Class discusses culture shock

After spending a summer in a remote part of the world, any student would find settling back into life at Notre Dame a challenge. For a group of students who participated in service or research abroad this summer, a course titled "Cultural Differences and Social Change" offers tools for integrating their abroad experiences back to life at home.

The course, taught by anthropology professor VaniaSmith-Oka, is designed to facilitate reflection and cooperative learning fueled by the students' diverse experiences, senior AlyceKanabrocki said.

"Our summer experiences are the foundation of the class. Professor Smith-Oka is our guide, but she does a great job of steering us in the right direction and then letting us go," she said. "While we have readings that we do for most classes, we only use them as a very basic theme of what to talk about."

Kanabrocki spent her summer in Helekpe, a small village in the Volta region of Ghana, working with an NGO called Adaklu Youth Education Committee (AYEC), providing consulting services and teaching local youth.

The course has helped Kanabrocki expand upon the development she experienced in Ghana, she said.

"Being completely immersed in Notre Dame and American culture makes it really hard to continue to continue working through issues and carrying over lessons that I learned while in Ghana," she said.

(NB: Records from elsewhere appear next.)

__device__ __forceinline__ void mbar_init(unsigned long long* bar, unsigned count) {
  asm volatile("mbarrier.init.shared::cta.b64 [%0], %1;\n" ::"r"((unsigned)__cvta_generic_to_shared(bar)), "r"(count) : "memory");
  asm volatile("fence.proxy.async.shared::cta;\n" ::: "memory");
}
__device__ __forceinline__ void bulk_copy_g2s(void* dst, const void* src, unsigned bytes, unsigned long long* bar) {
  const unsigned d = (unsigned)__cvta_generic_to_shared(dst), m = (unsigned)__cvta_generic_to_shared(bar);
  asm volatile("mbarrier.arrive.expect_tx.shared::cta.b64 _, [%0], %1;\n" ::"r"(m), "r"(bytes) : "memory");
  asm volatile("cp.async.bulk.shared::cluster.global.mbarrier::complete_tx::bytes [%0], [%1], %2, [%3];\n"
               ::"r"(d), "l"(src), "r"(bytes), "r"(m) : "memory");
}
__device__ __forceinline__ void mbar_wait(unsigned long long* bar, unsigned phase) {
  const unsigned m = (unsigned)__cvta_generic_to_shared(bar);
  unsigned done;
  do {
    asm volatile("{\n .reg .pred p;\n mbarrier.try_wait.parity.shared::cta.b64 p, [%1], %2;\n selp.u32 %0, 1, 0, p;\n}\n"
                 : "=r"(done) : "r"(m), "r"(phase) : "memory");
  } while (!done);
}
constexpr int kScatterWarps = 4;
constexpr size_t kScatterSmem = (size_t)kScatterWarps * kChunk * sizeof(float4);
__global__ void __launch_bounds__(kScatterWarps * 32, 4) k_scatter(DevBuffers buf, DevParams prm, int S, int T) {
  const int b = blockIdx.y;
  const int n = buf.n[b];
  const int warp = threadIdx.x >> 5, lane = lane_id();
  const int chunk = blockIdx.x * kScatterWarps + warp;
  extern __shared__ float4 s_tiles[];
  __shared__ unsigned long long s_bar[kScatterWarps];
  __shared__ unsigned s_delta[kScatterWarps][kChunk];
  __shared__ unsigned s_lcnt[kScatterWarps][kRingKeys];
  __shared__ unsigned short s_perm[kScatterWarps][kChunk];
  __shared__ int s_scnt[kSectKeys], s_sbase[kSectKeys];
  const float4* tile = s_tiles + warp * kChunk;
  unsigned* delta = s_delta[warp];
  unsigned* lcnt = s_lcnt[warp];
  unsigned short* perm = s_perm[warp];
  ScanTab& tab = buf.tab[b];
  const bool live = chunk * kChunk < n;
  const unsigned* row = buf.hist + ((size_t)b * T + chunk) * kRingKeys;
  const unsigned gb = scan_base(b, S), g0 = gb + (unsigned)chunk * kChunk;
  if (live && lane == 0) {
    mbar_init(&s_bar[warp], 1);
    bulk_copy_g2s(s_tiles + warp * kChunk, buf.in + g0, (unsigned)min(kChunk, n - chunk * kChunk) * sizeof(float4), &s_bar[warp]);
  }
  for (int t = threadIdx.x; t < kSectKeys; t += blockDim.x) s_scnt[t] = 0;
  for (int t = lane; t < kRingKeys; t += 32) lcnt[t] = 0;
  __syncthreads();
  const unsigned lt = (1u << lane) - 1u;
  unsigned packed[kChunk / 32];
  unsigned spack[kChunk / 32];
  if (live) {
    constexpr int GRP = kChunk / 32;
#pragma unroll
    for (int h = 0; h < kChunk / 32 / GRP; h++) {
      short rr[GRP], ss[GRP];
#pragma unroll
      for (int u = 0; u < GRP; u++) {
        const int li = (h * GRP + u) * 32 + lane;
        const bool in = chunk * kChunk + li < n;
        rr[u] = in ? buf.ringid[g0 + li] : (short)-1;
        ss[u] = in ? buf.sect[g0 + li] : (short)-1;
      }
#pragma unroll
      for (int u = 0; u < GRP; u++) {
        const int it = h * GRP + u;
        const int sec = ss[u];
        const int sec0 = __shfl_sync(0xffffffffu, sec, 0);
        int srank = 0;
        if (__all_sync(0xffffffffu, sec == sec0)) {
          int sb = 0;
          if (lane == 0 && sec0 >= 0) sb = atomicAdd(&s_scnt[sec0], 32);
          srank = __shfl_sync(0xffffffffu, sb, 0) + lane;
        } else if (sec >= 0) srank = atomicAdd(&s_scnt[sec], 1);
        spack[it] = sec >= 0 ? (((unsigned)(sec + 1) << 16) | (unsigned)srank) : 0u;
        const int ring = rr[u];
        const int rprev = __shfl_up_sync(0xffffffffu, ring, 1), ring0 = __shfl_sync(0xffffffffu, ring, 0);
        unsigned peers;
        if (__all_sync(0xffffffffu, ring == ring0)) peers = 0xffffffffu;
        else if (__all_sync(0xffffffffu, lane == 0 || ring > rprev) || __all_sync(0xffffffffu, lane == 0 || ring < rprev)) peers = 1u << lane;
        else peers = __match_any_sync(0xffffffffu, ring);
        const int leader = __ffs(peers) - 1;
        unsigned rb = 0;
        if (ring >= 0 && lane == leader) rb = atomicAdd(&lcnt[ring], (unsigned)__popc(peers));
        rb = __shfl_sync(0xffffffffu, rb, leader);
        packed[it] = ring >= 0 ? (((unsigned)(ring + 1) << 16) | (rb + __popc(peers & lt))) : 0u;
      }
    }
  }
  __syncthreads();
  for (int t = threadIdx.x; t < kSectKeys; t += blockDim.x) {
    const int c = s_scnt[t];
    s_sbase[t] = c > 0 ? atomicAdd(&tab.sect_cur[t], c) : 0;
  }
  int total = 0;
  if (live) {
    {
      unsigned v[kRingKeys / 32], sum = 0;
#pragma unroll
      for (int j = 0; j < kRingKeys / 32; j++) { v[j] = lcnt[lane * (kRingKeys / 32) + j]; sum += v[j]; }
      unsigned inc = sum;
      for (int o = 1; o < 32; o <<= 1) { unsigned t = __shfl_up_sync(0xffffffffu, inc, o); if (lane >= o) inc += t; }
      unsigned run = inc - sum;
      __syncwarp();
#pragma unroll
      for (int j = 0; j < kRingKeys / 32; j++) { lcnt[lane * (kRingKeys / 32) + j] = run; run += v[j]; }
    }
    __syncwarp();
#pragma unroll
    for (int it = 0; it < kChunk / 32; it++) {
      const unsigned pk = packed[it];
      if (pk) {
        const int ring = (int)(pk >> 16) - 1;
        const unsigned lstart = lcnt[ring];
        const int slot = lstart + (pk & 0xffffu);
        perm[slot] = (unsigned short)(it * 32 + lane);
        delta[slot] = __ldg(&row[ring]) - lstart;
      }
      total += __popc(__ballot_sync(0xffffffffu, pk != 0));
    }
    __syncwarp();
    mbar_wait(&s_bar[warp], 0);
    for (int t = lane; t < total; t += 32) {
      const int li = perm[t];
      const float4 p = tile[li];
      const unsigned dst = gb + delta[t] + (unsigned)t;
      buf.bpt[dst] = make_float4(p.x, p.y, p.z, __int_as_float(chunk * kChunk + li));
      if (prm.want_order) buf.baz[dst] = make_uint2(fbits(buf.az[g0 + li]), (unsigned)(chunk * kChunk + li));
    }
  }
  __syncthreads();
  if (live) {
#pragma unroll
    for (int it = 0; it < kChunk / 32; it++) {
      const unsigned sp = spack[it];
      if (sp) {
        const int sec = (int)(sp >> 16) - 1;
        const int li = it * 32 + lane;
        const float4 p = tile[li];
        const unsigned dst = gb + (unsigned)(s_sbase[sec] + (int)(sp & 0xffffu));
        buf.sr[dst] = star_radius(p.x, p.y);
        buf.sz[dst] = p.z;
        buf.sidx[dst] = (unsigned)(chunk * kChunk + li);
      }
    }
  }
}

Kanabrocki said her classmates can relate to her experience in a way most others cannot.

"Though we all went to different places around the world and did different things, it's so helpful and refreshing to talk to people who understand the otherwise unexplainable," she said. "It's also great to be surrounded by people that want to talk about their experiences as much as you do."

Senior Kristen Kelly, who spent the past two summers doing research in Uganda, said sharing in other students' stories and challenges has offered her greater perspective into her own.

"Talking to other students who also traveled abroad allowed to me to reflect on my own experience in a new light," she said. "As we discover similarities and differences in our reflections, we all learn to think about our service and research in new ways."

Kelly said the course has offered a cushion for transitioning between two differing realities.

"[The class] helps you deal with the realities of reverse culture shock and think critically about your time abroad," she said.

Kelly said one of the course's primary projects, developing a specialized website, provides students with a tool for building off their foreign experience beyond their in-class work.

"These websites provide an avenue through which students might continue dialogue about their experiences," she said. "By publishing their thoughts and analysis online, they create a lasting exposition of their summer service or research experience."

Despite their diversity of experience, the common lessons learned by members of the course have served as a strong reminder for Kanabrocki of the commonalities across human culture.

"It really shows how small the world is and emphasizes the fact that even thought there are so many different cultures around the world, we're all human beings with desires, dreams, fears and a responsibility to not fall victim to ignorance of the world's problems and cultural richness that exist everywhere," she said.